In late December 1985, 1485 institutional veterinarians and small and mixed animal clinics across Canada were sent a questionnaire in order to assess the status of Dirofilaria immitis in Canada in 1985 and 44% of them responded. Veterinarians reported that 137,300 dogs were blood-tested to check for microfilariae and 1210 dogs were found with heartworm. Another 36 dogs were amicrofilaremic but diagnosed with heartworm disease to give the total number diagnosed in 1985 as 1247 (0.91%).

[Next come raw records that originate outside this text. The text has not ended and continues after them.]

template <int MODE, bool FILL, int BWD, bool PERSIST>
__global__ __launch_bounds__(256, 2) void warp_dice_wc_bwd(InterpArgs a, TileGeom tg, const float *__restrict__ rows, WcBwd bw,
                                                            unsigned *__restrict__ queue) {
    extern __shared__ __attribute__((aligned(16))) char wc_smem[];
    if (!PERSIST) {
        XmWork xw;
        if (!xmarch_work(tg, a.O[0], xw)) return;
        wc_item<MODE, false, false, FILL, true, BWD>(a, tg, rows, nullptr, nullptr, xw, wc_smem, bw);
        return;
    }
    wc_persistent_loop(tg, a.O[0], queue, [&](const XmWork &xw) { wc_item<MODE, false, false, FILL, true, BWD>(a, tg, rows, nullptr, nullptr, xw, wc_smem, bw); });
}

inline bool wc_persistent(const TileGeom &tg) { return NRT_NXCD * tg.items_x > 2u * (unsigned)nrt_num_cus(); }
static_assert(NRT_RING_GATHER_OFF == 0 && (NRT_NXCD + 1) * 16 <= NRT_RING_CCE_OFF, "the work counters of a launch stay in the gather's words of a slot");

template <int MODE, bool STORE, bool MM, bool FILL>
int launch_wc_inst(const InterpArgs &a, const TileGeom &tg, unsigned nblocks, int batch, const float *fixed, float *fpart, float *mpart,
                   hipStream_t st) {
    const unsigned items = NRT_NXCD * tg.items_x, slots = 2u * (unsigned)nrt_num_cus();
    unsigned *queue = wc_persistent(tg) ? nrt_ring_slot(st) : nullptr;
    if (queue) {
        if (hipFuncSetAttribute((const void *)warp_dice_wc<MODE, STORE, MM, FILL, true, true>, hipFuncAttributeMaxDynamicSharedMemorySize,
                                (int)WC_BLOCK_BYTES) != hipSuccess)
            return NRT_ERR_LAUNCH;
        hipLaunchKernelGGL((warp_dice_wc<MODE, STORE, MM, FILL, true, true>), dim3(nrt_xcd_grid(slots)), dim3(256), WC_BLOCK_BYTES, st, a, tg, fixed,
                           fpart, mpart, queue);
        return NRT_OK;
    }
    if (hipFuncSetAttribute((const void *)warp_dice_wc<MODE, STORE, MM, FILL>, hipFuncAttributeMaxDynamicSharedMemorySize, (int)WC_BLOCK_BYTES) != hipSuccess)
        return NRT_ERR_LAUNCH;
    hipLaunchKernelGGL((warp_dice_wc<MODE, STORE, MM, FILL>), dim3(items), dim3(256), WC_BLOCK_BYTES, st, a, tg, fixed, fpart, mpart,
                       (unsigned *)nullptr);
    (void)nblocks; (void)batch;
    return NRT_OK;
}

template <int MODE, bool FILL>
int launch_wc_fill(const InterpArgs &a, const TileGeom &tg, unsigned nblocks, int batch, bool store, bool minmax, const float *fixed,
                   float *fpart, float *mpart, hipStream_t st) {
    if (store) return minmax ? launch_wc_inst<MODE, true, true, FILL>(a, tg, nblocks, batch, fixed, fpart, mpart, st)
                             : launch_wc_inst<MODE, true, false, FILL>(a, tg, nblocks, batch, fixed, fpart, mpart, st);
    return minmax ? launch_wc_inst<MODE, false, true, FILL>(a, tg, nblocks, batch, fixed, fpart, mpart, st)
                  : launch_wc_inst<MODE, false, false, FILL>(a, tg, nblocks, batch, fixed, fpart, mpart, st);
}

template <int MODE>
int launch_wc_mode(const InterpArgs &a, const TileGeom &tg, unsigned nblocks, int batch, bool store, bool minmax, const float *fixed,
                   float *fpart, float *mpart, hipStream_t st) {
    return a.has_fill ? launch_wc_fill<MODE, true>(a, tg, nblocks, batch, store, minmax, fixed, fpart, mpart, st)
                      : launch_wc_fill<MODE, false>(a, tg, nblocks, batch, store, minmax, fixed, fpart, mpart, st);
}

inline bool wc_applies(const TileGeom &tg, int G, const InterpArgs &a) {
    return tg.x_march && G == 8 && tg.lty == 2 && tg.ltz == 3 && !tg.plane_major &&
           (unsigned long long)a.S[0] * a.S[1] * a.S[2] * 128ull < 0xffffff00ull;
}

inline int launch_wc(const InterpArgs &a, const TileGeom &tg, unsigned nblocks, int batch, int mode, bool store, bool minmax,
                     const float *fixed, float *fpart, float *mpart, hipStream_t st) {
    switch (mode) {
        case NRT_LOC_ABSOLUTE: return launch_wc_mode<NRT_LOC_ABSOLUTE>(a, tg, nblocks, batch, store, minmax, fixed, fpart, mpart, st);
        case NRT_LOC_SHIFT: return launch_wc_mode<NRT_LOC_SHIFT>(a, tg, nblocks, batch, store, minmax, fixed, fpart, mpart, st);
        default: return launch_wc_mode<NRT_LOC_LINSPACE>(a, tg, nblocks, batch, store, minmax, fixed, fpart, mpart, st);
    }
}

template <int MODE, bool FILL>
int launch_wc_interpn_inst(const InterpArgs &a, const TileGeom &tg, hipStream_t st) {
    const unsigned items = NRT_NXCD * tg.items_x, slots = 2u * (unsigned)nrt_num_cus();
    unsigned *queue = (items > slots) ? nrt_ring_slot(st) : nullptr;
    if (queue) {
        if (hipFuncSetAttribute((const void *)warp_dice_wc<MODE, true, false, FILL, false, true>, hipFuncAttributeMaxDynamicSharedMemorySize,
                                (int)WC_BLOCK_BYTES) != hipSuccess)
            return NRT_ERR_LAUNCH;
        hipLaunchKernelGGL((warp_dice_wc<MODE, true, false, FILL, false, true>), dim3(nrt_xcd_grid(slots)), dim3(256), WC_BLOCK_BYTES, st, a, tg,
                           (const float *)nullptr, (float *)nullptr, (float *)nullptr, queue);
        return NRT_OK;
    }
    if (hipFuncSetAttribute((const void *)warp_dice_wc<MODE, true, false, FILL, false>, hipFuncAttributeMaxDynamicSharedMemorySize,
                            (int)WC_BLOCK_BYTES) != hipSuccess)
        return NRT_ERR_LAUNCH;
    hipLaunchKernelGGL((warp_dice_wc<MODE, true, false, FILL, false>), dim3(items), dim3(256), WC_BLOCK_BYTES, st, a, tg, (const float *)nullptr,
                       (float *)nullptr, (float *)nullptr, (unsigned *)nullptr);
    return NRT_OK;
}

template <int MODE, bool FILL, int BWD>
int launch_wc_bwd_inst(const InterpArgs &a, const TileGeom &tg, const float *rows, const WcBwd &bw, hipStream_t st) {
    const unsigned items = NRT_NXCD * tg.items_x, slots = 2u * (unsigned)nrt_num_cus();
    unsigned *queue = (items > slots) ? nrt_ring_slot(st) : nullptr;
    if (queue) {
        if (hipFuncSetAttribute((const void *)warp_dice_wc_bwd<MODE, FILL, BWD, true>, hipFuncAttributeMaxDynamicSharedMemorySize, (int)WC_BLOCK_BYTES) != hipSuccess)
            return NRT_ERR_LAUNCH;
        hipLaunchKernelGGL((warp_dice_wc_bwd<MODE, FILL, BWD, true>), dim3(nrt_xcd_grid(slots)), dim3(256), WC_BLOCK_BYTES, st, a, tg, rows, bw, queue);
        return NRT_OK;
    }
    if (hipFuncSetAttribute((const void *)warp_dice_wc_bwd<MODE, FILL, BWD, false>, hipFuncAttributeMaxDynamicSharedMemorySize, (int)WC_BLOCK_BYTES) != hipSuccess)
        return NRT_ERR_LAUNCH;
    hipLaunchKernelGGL((warp_dice_wc_bwd<MODE, FILL, BWD, false>), dim3(items), dim3(256), WC_BLOCK_BYTES, st, a, tg, rows, bw, (unsigned *)nullptr);
    return NRT_OK;
}

template <int MODE, bool FILL>
int launch_wc_bwd_mode(const InterpArgs &a, const TileGeom &tg, const float *rows, const WcBwd &bw, hipStream_t st) {
    return bw.sums ? launch_wc_bwd_inst<MODE, FILL, 1>(a, tg, rows, bw, st) : launch_wc_bwd_inst<MODE, FILL, 2>(a, tg, rows, bw, st);
}

}

int nrt_wc_bwd_launch(const void *args, int batch, int mode, const float *rows, const float *sums, const float *grad_dice, float eps,
                      float *grad_loc, void *stream) {
    const InterpArgs &a = *(const InterpArgs *)args;
    if (mode != NRT_LOC_ABSOLUTE && mode != NRT_LOC_SHIFT) return NRT_ERR_INVALID_ARG;
    TileGeom tg;
    unsigned nblocks, grid;
    const int t = xmarch_default_tune();
    tile_geometry(a.O, 8, t, t, tg, nblocks);
    xmarch_setup_mixed(a.O, batch, t, tg, grid);
    hipStream_t st = nrt_stream(stream);
    const WcBwd bw = {sums, grad_dice, eps, grad_loc};
    int rc;
    if (mode == NRT_LOC_ABSOLUTE) rc = a.has_fill ? launch_wc_bwd_mode<NRT_LOC_ABSOLUTE, true>(a, tg, rows, bw, st) : launch_wc_bwd_mode<NRT_LOC_ABSOLUTE, false>(a, tg, rows, bw, st);
    else rc = a.has_fill ? launch_wc_bwd_mode<NRT_LOC_SHIFT, true>(a, tg, rows, bw, st) : launch_wc_bwd_mode<NRT_LOC_SHIFT, false>(a, tg, rows, bw, st);
    if (rc != NRT_OK) return rc;
    NRT_CHECK_LAUNCH();
    return NRT_OK;
}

Heartworm was reported from all provinces except Prince Edward Island, Newfoundland and Saskatchewan but most (1126) of the cases were in Ontario. Southwestern Ontario continued to be the primary focus of the infection in Canada. From Quebec, 91 cases were reported mostly from and around Montreal. From Manitoba, 19 cases were reported from Winnipeg and surrounding areas. Heartworm was found most frequently in companion dogs over three years of age maintained mainly outdoors in rural areas. About 28% of the cases were observed with clinical signs of heartworm disease and 78% had a history of not having left Canada.

     

Heartworm in dogs in Canada in 1988

In late November 1988, 1581 small and mixed animal clinics and institutional veterinarians across Canada were sent a questionnaire in order to assess the status of Dirofilaria immitis in Canada in 1988, and 46% of them responded. Veterinarians reported that 181,577 dogs were blood-tested for heartworm disease and 367 dogs were found with D. immitis microfilariae. Another 60 dogs were amicrofilaremic but diagnosed with heartworm disease to give the total number of cases diagnosed in 1988 as 441 (0.24%).     

Heartworm in dogs in Canada in 1989

In late November 1989, 1732 clinics and institutional veterinarians were sent a questionnaire to assess the status of Dirofilaria immitis, and 51.7% responded. Of 247,716 dogs tested, 394 had D. immitis microfilariae and 51 were amicrofilaremic for a total of 445 cases and heartworm prevalence of 0.17%. Most (408) of these dogs had no preventive medication and the prevalence among dogs tested and unprotected was 1.01%. That prevalence was considerably higher in endemic areas. Thirty-seven dogs with heartworm had preventive medication. Heartworm was most frequent in companion dogs over three years of age maintained outdoors in rural areas. About 75% of the cases had never left Canada, 26% had clinical signs and 125 were not treated.

Heartworm was reported from British Columbia, Manitoba, Ontario, Quebec, Nova Scotia and Newfoundland, but 383 cases were in Ontario. South-western Ontario was the primary focus of infection. There were 33 cases in Quebec and 24 in Manitoba, mainly found in and around Metropolitan Montreal and Winnipeg respectively.